The ‘Optimism Index’ is a tool designed for trainers of group journalism sessions to gauge and ultimately improve the participants’ hope for the future by first identifying their main concerns.
A media development project exists to help tackle problems. We might be trying to raise general standards, address particular issues of concern, teach the techniques of investigative journalism or combat misinformation.
Frequently, the problems have their origins not so much in the news organisation in question, but in the wider political or social context. These can seem intractable.
It’s common to find news staff struggling in difficult conditions. They might be ground down and depressed by their situation. They doubt things will ever get better.
Journalists can easily fall prey to cynicism and defeatism, purely because of the difficult things they have to deal with, day in and day out.
So whatever we are trying to achieve in teaching new skills and standards, we ALSO want to complete our work by leaving the news staff in a more positive frame of mind. We want to impart energy and optimism about the future.
For this reason, we devised a system to identify the most important problems in the journalists’ minds, find out what level of hope they have for the future and seek to improve it in the course of our work.
We call it the Media Helping Media Optimism Index. It is a simple enough idea and you can adapt its implementation to suit your purposes but this is one way in which it works:
- On the first day, after all the introductions have been done, make sure you have a list of names of the participants.
- Now allocate the first hour to the Optimism Index.
- Start by asking the group to tell you the problems they face.
- Write the answers down on a whiteboard or flip chart for everybody to see.
- As each problem is identified, ask for more detail about it.
- Encourage everyone present to chip in and give examples.
- Make notes of these – they will be useful later in the course.
Your objective here is to get as much participation as possible and as long a list of problems as possible – but also to get some sense of the relative importance of these problems and who is most bothered by them.
Keep your own mood light but do not at this stage start asking for suggestions about how to tackle the problems. That comes later.
You are encouraging them to open up and vent, but be careful the discussion does not become personal.
Towards the end of the session you should have a long list in no particular order.
Ask everybody to list the top three problems, in order.
Now you are going to ask each individual to give a value to their level of hope for the future.
There can be a high level of flexibility in how you phrase the question. That will depend how you judge their situation and their mood.

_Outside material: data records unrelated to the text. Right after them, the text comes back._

__device__ __forceinline__ bool next_tile_matches(const nh_map_view &map, const navhip_field_req &rq,
                                                  int gr, int gc)
{
    if(gr < 0 || gc < 0) return false;
    int cr2 = gr >> 6, cc2 = gc >> 6, r2 = gr & 63, c2 = gc & 63;
    if(cr2 != rq.next_chunk_r || cc2 != rq.next_chunk_c) return false;
    if(cr2 >= map.h || cc2 >= map.w) return false;
    if(r2 < rq.next_r0 || r2 > rq.next_r1 || c2 < rq.next_c0 || c2 > rq.next_c1) return false;
    const uint16_t *li = map.layers[rq.layer].local_islands;
    return li[((size_t)(cr2 * map.w + cc2) << 12) + r2 * 64 + c2] == rq.next_iid;
}

__device__ __forceinline__ bool portal_seed(const nh_map_view &map, const navhip_field_req &rq,
                                            int r, int c, bool passable)
{
    if(!passable) return false;
    if(r < rq.port_r0 || r > rq.port_r1 || c < rq.port_c0 || c > rq.port_c1) return false;
    const uint16_t *li = map.layers[rq.layer].local_islands;
    size_t cbase = (size_t)((int)rq.chunk_r * map.w + rq.chunk_c) << 12;
    if(rq.port_iid != NAVHIP_ISLAND_NONE && li[cbase + r * 64 + c] != rq.port_iid) return false;
    int gr = rq.chunk_r * 64 + r, gc = rq.chunk_c * 64 + c;
    return next_tile_matches(map, rq, gr - 1, gc) || next_tile_matches(map, rq, gr + 1, gc)
        || next_tile_matches(map, rq, gr, gc - 1) || next_tile_matches(map, rq, gr, gc + 1);
}

__device__ __forceinline__ uint32_t portal_fix_dir(const navhip_field_req &rq)
{
    if(rq.next_chunk_r < rq.chunk_r) return NAVHIP_FD_N;
    if(rq.next_chunk_r > rq.chunk_r) return NAVHIP_FD_S;
    if(rq.next_chunk_c < rq.chunk_c) return NAVHIP_FD_W;
    return NAVHIP_FD_E;
}

__global__ __launch_bounds__(256) void k_derive(const uint8_t *cost, const uint16_t *blockers,
                                                uint64_t *passmask, uint64_t *probemask, uint8_t *unit_cost,
                                                const uint8_t *factions, uint64_t *facmask, uint16_t *facany,
                                                const uint32_t *chunk_list, int n)
{
    int wave = (blockIdx.x * 256 + threadIdx.x) >> 6;
    int lane = threadIdx.x & 63;
    if(wave >= n) return;
    uint32_t chunk = chunk_list ? chunk_list[wave] : (uint32_t)wave;
    const uint8_t  *cb = cost + ((size_t)chunk << 12);
    const uint16_t *bl = blockers ? blockers + ((size_t)chunk << 12) : nullptr;
    uint64_t mine = 0, path = 0, blocked = 0;
    bool nonunit = false;
    for(int r = 0; r < 64; r++) {
        uint32_t cst = cb[r * 64 + lane];
        uint32_t blk = bl ? bl[r * 64 + lane] : 0;
        uint64_t m = __ballot(cst != NAVHIP_COST_IMPASSABLE && blk == 0);
        uint64_t mp = __ballot(cst != NAVHIP_COST_IMPASSABLE), mb = __ballot(blk > 0);
        nonunit |= (cst != NAVHIP_COST_IMPASSABLE && cst != 1);
        if(lane == r) { mine = m; path = mp; blocked = mb; }
    }
    passmask[(size_t)chunk * 64 + lane] = mine;
    probemask[((size_t)chunk * 64 + lane) * 2]     = path;
    probemask[((size_t)chunk * 64 + lane) * 2 + 1] = blocked;
    bool any_nonunit = __any(nonunit);
    if(lane == 0) unit_cost[chunk] = any_nonunit ? 0 : 1;
    if(factions) {
        const uint8_t *fa = factions + ((size_t)chunk * NAVHIP_MAX_FACTIONS << 12) + lane * 64;
        uint32_t any = 0;
        for(int f = 0; f < NAVHIP_MAX_FACTIONS; f++) {
            const uint64_t m = nz_row_mask(fa + ((size_t)f << 12));
            facmask[((size_t)chunk * NAVHIP_MAX_FACTIONS + f) * 64 + lane] = m;
            if(__ballot(m != 0)) any |= 1u << f;
        }
        if(lane == 0) facany[chunk] = (uint16_t)any;
    }
}

void nh_launch_derive(navhip_ctx *ctx, int layer, const uint32_t *d_chunk_list, int n, hipStream_t s)
{
    navhip_layer &L = ctx->layers[layer];
    int blocks = (n + 3) / 4;
    hipLaunchKernelGGL(k_derive, dim3(blocks), dim3(256), 0, s, L.cost, L.blockers, L.passmask, L.probemask,
                       L.unit_cost, L.factions, L.facmask, L.facany, d_chunk_list, n);
}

You might put it like this: “I am going ask you now to tell me how confident you feel that we can make progress in addressing these problems and improving your lives as working journalists. Please give marks out of 10, 10 being very confident indeed and 1 being not confident at all.”

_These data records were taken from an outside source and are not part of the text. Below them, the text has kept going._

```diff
+        if (lane == 0) wcnt[wv][c] = (unsigned) n;
     }
     const int n_ok = __popcll(__ballot(ok));
-    if (lane == 0 && n_ok) atomicAdd(&ref->n_ok, (unsigned) n_ok);
-}
-__global__ void km_sample(const float* __restrict__ A, int ma, const float* __restrict__ B, int mb, int per_side,
-                          float* __restrict__ smp, int* __restrict__ smp_ok, unsigned* __restrict__ kmax , IrrRef* __restrict__ irr_ref) {
-    int s = blockIdx.x * blockDim.x + threadIdx.x;
-    if (s >= 2 * per_side) return;
-    const float* r = sample_row(s, A, ma, B, mb, per_side);
+    if (lane == 0) wcnt[wv][IRR_CAND] = (unsigned) n_ok;
+    __syncthreads();
+    if (threadIdx.x < IRR_VOTE) part[(size_t) blockIdx.x * IRR_VOTE + threadIdx.x] = (wcnt[0][threadIdx.x] + wcnt[1][threadIdx.x]) + (wcnt[2][threadIdx.x] + wcnt[3][threadIdx.x]);
+}
+__global__ __launch_bounds__(KM_SAMPLE_THREADS) void km_sample(const float* __restrict__ A, int ma, const float* __restrict__ B, int mb, int per_side,
+                                                               float* __restrict__ smp, int* __restrict__ smp_ok, unsigned* __restrict__ kmax ,
+                                                               IrrRef* __restrict__ irr_ref, const unsigned* __restrict__ irr_part, int n_part) {
+    __shared__ unsigned tot[IRR_VOTE];
+    __shared__ double ref_s[4];
+    __shared__ int ref_on;
+    const int s = blockIdx.x * blockDim.x + threadIdx.x;
+    const bool in = s < 2 * per_side;
+    const float* r = in ? sample_row(s, A, ma, B, mb, per_side) : nullptr;
     float v[33];
     bool ok = r && row_finite(r, v);
     if (irr_ref) {
-        int best;
-        const bool on = irr_decide(irr_ref, best);
-        double r0 = 0.0, r1 = 0.0, r2 = 0.0;
-        if (on) {
-            const float* rr = sample_row((int) ((long long) best * (2 * per_side) / IRR_CAND), A, ma, B, mb, per_side);
-            float w[33];
-            (void) row_finite(rr, w);
-            block_sums(w, r0, r1, r2);
-            if (ok) {
-                double s0, s1, s2;
-                block_sums(v, s0, s1, s2);
-                ok = sums_agree(s0, s1, s2, r0, r1, r2, sums_tol(r0, r1, r2));
-            }
-        }
-        if (s == 0) { irr_ref->s[0] = r0; irr_ref->s[1] = r1; irr_ref->s[2] = r2; irr_ref->tol = sums_tol(r0, r1, r2); irr_ref->best = best; irr_ref->enabled = on ? 1 : 0; }
+        if (threadIdx.x < IRR_VOTE) tot[threadIdx.x] = 0u;
+        __syncthreads();
+        for (int e = threadIdx.x; e < n_part * IRR_VOTE; e += KM_SAMPLE_THREADS) atomicAdd(&tot[e % IRR_VOTE], irr_part[e]);
+        __syncthreads();
+        if (threadIdx.x == 0) {
+            int best;
+            const bool on = irr_decide(tot, best);
+            double r0 = 0.0, r1 = 0.0, r2 = 0.0;
+            if (on) {
+                const float* rr = sample_row((int) ((long long) best * (2 * per_side) / IRR_CAND), A, ma, B, mb, per_side);
+                float w[33];
+                (void) row_finite(rr, w);
+                block_sums(w, r0, r1, r2);
+            }
+            ref_s[0] = r0; ref_s[1] = r1; ref_s[2] = r2; ref_s[3] = sums_tol(r0, r1, r2);
+            ref_on = on ? 1 : 0;
+            if (blockIdx.x == 0) {
+                irr_ref->s[0] = r0; irr_ref->s[1] = r1; irr_ref->s[2] = r2; irr_ref->tol = ref_s[3]; irr_ref->best = best; irr_ref->enabled = on ? 1 : 0;
+                irr_ref->n_ok = tot[IRR_CAND];
+                for (int c = 0; c < IRR_CAND; ++c) irr_ref->agree[c] = tot[c];
+            }
+        }
+        __syncthreads();
+        if (ref_on && ok) {
+            double s0, s1, s2;
+            block_sums(v, s0, s1, s2);
+            ok = sums_agree(s0, s1, s2, ref_s[0], ref_s[1], ref_s[2], ref_s[3]);
+        }
     }
     float mx = 0.f;
-    for (int k = 0; k < 33; ++k) { smp[(size_t) s * 33 + k] = ok ? v[k] : 0.f; if (ok) mx = fmaxf(mx, fabsf(v[k])); }
-    smp_ok[s] = ok ? 1 : 0;
+    if (in) {
+        for (int k = 0; k < 33; ++k) { smp[(size_t) s * 33 + k] = ok ? v[k] : 0.f; if (ok) mx = fmaxf(mx, fabsf(v[k])); }
+        smp_ok[s] = ok ? 1 : 0;
+    }
     for (int o = 32; o > 0; o >>= 1) mx = fmaxf(mx, __shfl_xor(mx, o));
-    if ((threadIdx.x & 63) == 0 && mx > 0.f) atomicMax(kmax, __float_as_uint(mx));
+    __shared__ float wmx[KM_SAMPLE_THREADS / 64];
+    if ((threadIdx.x & 63) == 0) wmx[threadIdx.x >> 6] = mx;
+    __syncthreads();
+    if (threadIdx.x == 0) {
+        for (int w = 1; w < KM_SAMPLE_THREADS / 64; ++w) mx = fmaxf(mx, wmx[w]);
+        if (mx > 0.f) atomicMax(kmax, __float_as_uint(mx));
+    }
 }
 __global__ void km_init(const float* __restrict__ smp, const int* __restrict__ smp_ok, int ns, float* __restrict__ cen) {
     int c = threadIdx.x;
```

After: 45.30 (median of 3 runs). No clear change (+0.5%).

Repeat the question several times until you’re sure that everybody understands it.
Stress that this information is for your personal edification only and will not be passed on to their editors or anyone else. It is information in confidence.
Go round the room and take each person’s score. Write it down on your list of names – but again stress that you will not be showing it to anyone else.
While explaining out loud what you are doing, add up all the scores and divide the total by the number of participants.
Finally, you announce something like this: “On a scale of one to ten, our group’s score in the Index of Optimism is 4.5”.
You can leave it at that and move on but the discussion in that first hour will inform the rest of your work: you now know what people are worried about.
As you work through your planned course, whatever it is about, keep relating it to the problems and examples you collected in that first hour. It will ensure the content is relevant to the participants.
Your aim is to come back to the index and repeat the voting exercise just before the end of the course – and before you ask your students to do a formal appraisal.
If you have worked well, the Index average will be higher than at the first count and you will have some data, albeit not exactly scientific, that you have succeeded in raising confidence, morale and, of course, optimism.
But the main objective is not to increase your own sense of accomplishment – it is genuinely to make the journalists feel better about themselves and their future.